Friday, November 27, 2009

Happy Birthday to Jingle Bells

We were treated to an interesting mish-mash of Christmas tunes mixed with other songs of Sir O this morning. He never ceases to amaze and entertain me. And he's forcing me to come to terms with his grown-up-ness. He wanted to "help" us today, and he was not going to be dissuaded by toys or television. He emptied the contents of every Christmas box and spread them all across the floor (rather to our consternation, but we're learning). He remained attentive until the job was done, and I'll go out on a limb and say he was good company.

The Captain on the other hand..... keeping the Christmas tree remotely adorned and upright may just be the end of me.

Still, it's been a good day to be me.

Monday, November 23, 2009

Sir O is made of springs.

And amidst his declarations that he jumps like a frog - I am talking like one. Stubborn cough/phlegm thing going on inside of me.
I know I probably ought not share his underoo self, but while we are mostly home-bound and potty training, it was all I could do to get him to put those on.


Sunday, November 22, 2009

The places my mind takes me sometimes

Do you ever spend time contemplating your past and being blown away by the breadth of it all? I have such a wealth of memories - good, bad, and ugly - that I sometimes get overwhelmed. I cannot imagine how I will handle it all when I am old and gray.

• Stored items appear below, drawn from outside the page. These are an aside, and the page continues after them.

## Files before the change

deepsvg_amd/csrc/gemm.hip:

```cpp
#include "mfma_frag.h"
#include "../../include/dsvg.h"
#include "gemm_common.h"
int dsvg_gemm_group_flush(hipStream_t st);
#include <map>
#include <mutex>
#include <vector>

template <typename T>
__global__ void gemm_naive_kernel(dsvg_gemm_desc p, int k_begin, int k_end, float* part, float* rs) {
    long long idx = (long long)blockIdx.x * blockDim.x + threadIdx.x;
    if (idx >= (long long)p.M * p.N) return;
    int m = (int)(idx / p.N), n = (int)(idx % p.N);
    const T* A = (const T*)p.A;
    const T* B = (const T*)p.B;
    DropCtx adc = drop_make(p.a_drop_p, p.seed, p.a_drop_site);
    float acc = 0.f, asum = 0.f;
    for (int k = k_begin; k < k_end; ++k) {
        float a, b;
        if (p.a_kc) {
            a = Elem<T>::ld(A + (size_t)m * p.lda + k);
            a *= drop_mult(adc, (uint64_t)m * p.a_drop_ld + k);
        } else {
            a = Elem<T>::ld(A + (size_t)k * p.lda + m);
            a *= drop_mult(adc, (uint64_t)k * p.a_drop_ld + m);
// ... 549 lines not shown
    if (int rc = dsvg_gemm_group_flush(st)) return rc;
    if (hipMemsetAsync(out, 0, (size_t)n * sizeof(float), st) != hipSuccess) { dsvg_set_error("defer_zero: hipMemsetAsync failed"); return -1; }
    return 0;
}

int dsvg_reduce_partials_mixed(const float* part, int64_t P, int64_t stride, int64_t n, int64_t n_bf16, float* out,
                               int32_t accumulate, hipStream_t st) {
    if (n <= 0) return 0;
    const bool vec = !(n & 3) && !(stride & 3) && !((uintptr_t)part & 15) && !((uintptr_t)out & 15) && !(n_bf16 & 3);
    {
        DeferTableOfQueues& t = defer_queues();
        std::lock_guard<std::mutex> lk(t.mu);
        auto it = t.by_stream.find(st);
        if (it != t.by_stream.end()) {
            DeferQueue& d = it->second;
            if (!d.q.empty() && defer_overlaps(d, out, n)) {
                int rc = defer_flush_locked(d, st);
                if (rc) return rc;
            }
            static const bool unaligned_ok = !(getenv("DSVG_DEFER_MORE") && atoi(getenv("DSVG_DEFER_MORE")) == 0);
            if (d.scope && (vec || (unaligned_ok && n_bf16 == 0)) && n < (1ll << 30) && P < (1ll << 30)) {
                d.q.push_back(DeferSeg{part, out, (long long)stride, (int)n, (int)n_bf16, (int)P, 0, accumulate, 0});
                return 0;
            }
        }
    }
    if (int rc = dsvg_gemm_group_flush(st)) return rc;
    if (n_bf16 > 0 && !vec) { dsvg_set_error("reduce_partials: bf16 partials need 16-byte aligned, 4-column-multiple data"); return -1; }
    const long long cols = vec ? n / 4 : n;
    const bool wide = cols >= 64 * 128 || P <= 16;
#define DSVG_RP(V, X, B) hipLaunchKernelGGL((reduce_partials_strided_kernel<V, X, B>), dim3(dsvg_cdiv(cols, X)), dim3(256), 0, \
                                            st, part, (long long)P, (long long)stride, (long long)n, out, accumulate,      \
                                            (long long)n_bf16)
    const bool narrow = !vec && n_bf16 == 0 && cols <= 4 && P > 64;
    if (n_bf16 > 0) { if (wide) DSVG_RP(4, 64, true); else DSVG_RP(4, 16, true); }
    else if (vec) { if (wide) DSVG_RP(4, 64, false); else DSVG_RP(4, 16, false); }
    else if (narrow) DSVG_RP(1, 4, false);
    else     { if (wide) DSVG_RP(1, 64, false); else DSVG_RP(1, 16, false); }
#undef DSVG_RP
    DSVG_LAUNCH_CHECK("reduce_partials");
    return 0;
}
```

A decent proportion of my memories make me cringe with shame - but I hope that is true for most of us (and not just me).

Let's just say that the advent of facebook contributes to this phenomenon.

This is a photo from finals week at the end of my freshman year of college. BJ, Chantelle, Christina, Sam, and I were studying for our TMA 185 final. I was comfortable in a pasty version of myself with the freshman 15 packed on (until I saw the photos taken of me this week, then I promptly started tanning and joined a gym - true story). I had become really great friends with these people (and several others) and my friendship was based entirely in the present with absolutely no expectations of the future - other than that we'd hopefully remain in touch. I didn't expect we'd all become successful filmmakers, or even work in the industry, but I didn't assume we wouldn't either. It was sort of a magical expectation-less place. (I expect my childhood full of unexpectable circumstances contributed to that state of mind.)

freshman year byu_TMA185 studybuds
Yet it still blows my mind what befell us all.

Sam had a lung collapse a matter of months after this photo was taken, was diagnosed with lymphoma, and less than a year later he passed away. I was studying abroad when he died, and I think I got genuinely depressed for a spell. I recall listening to a rendition of the Lord's Prayer by the choir of St Paul's Cathedral on repeat for weeks on end.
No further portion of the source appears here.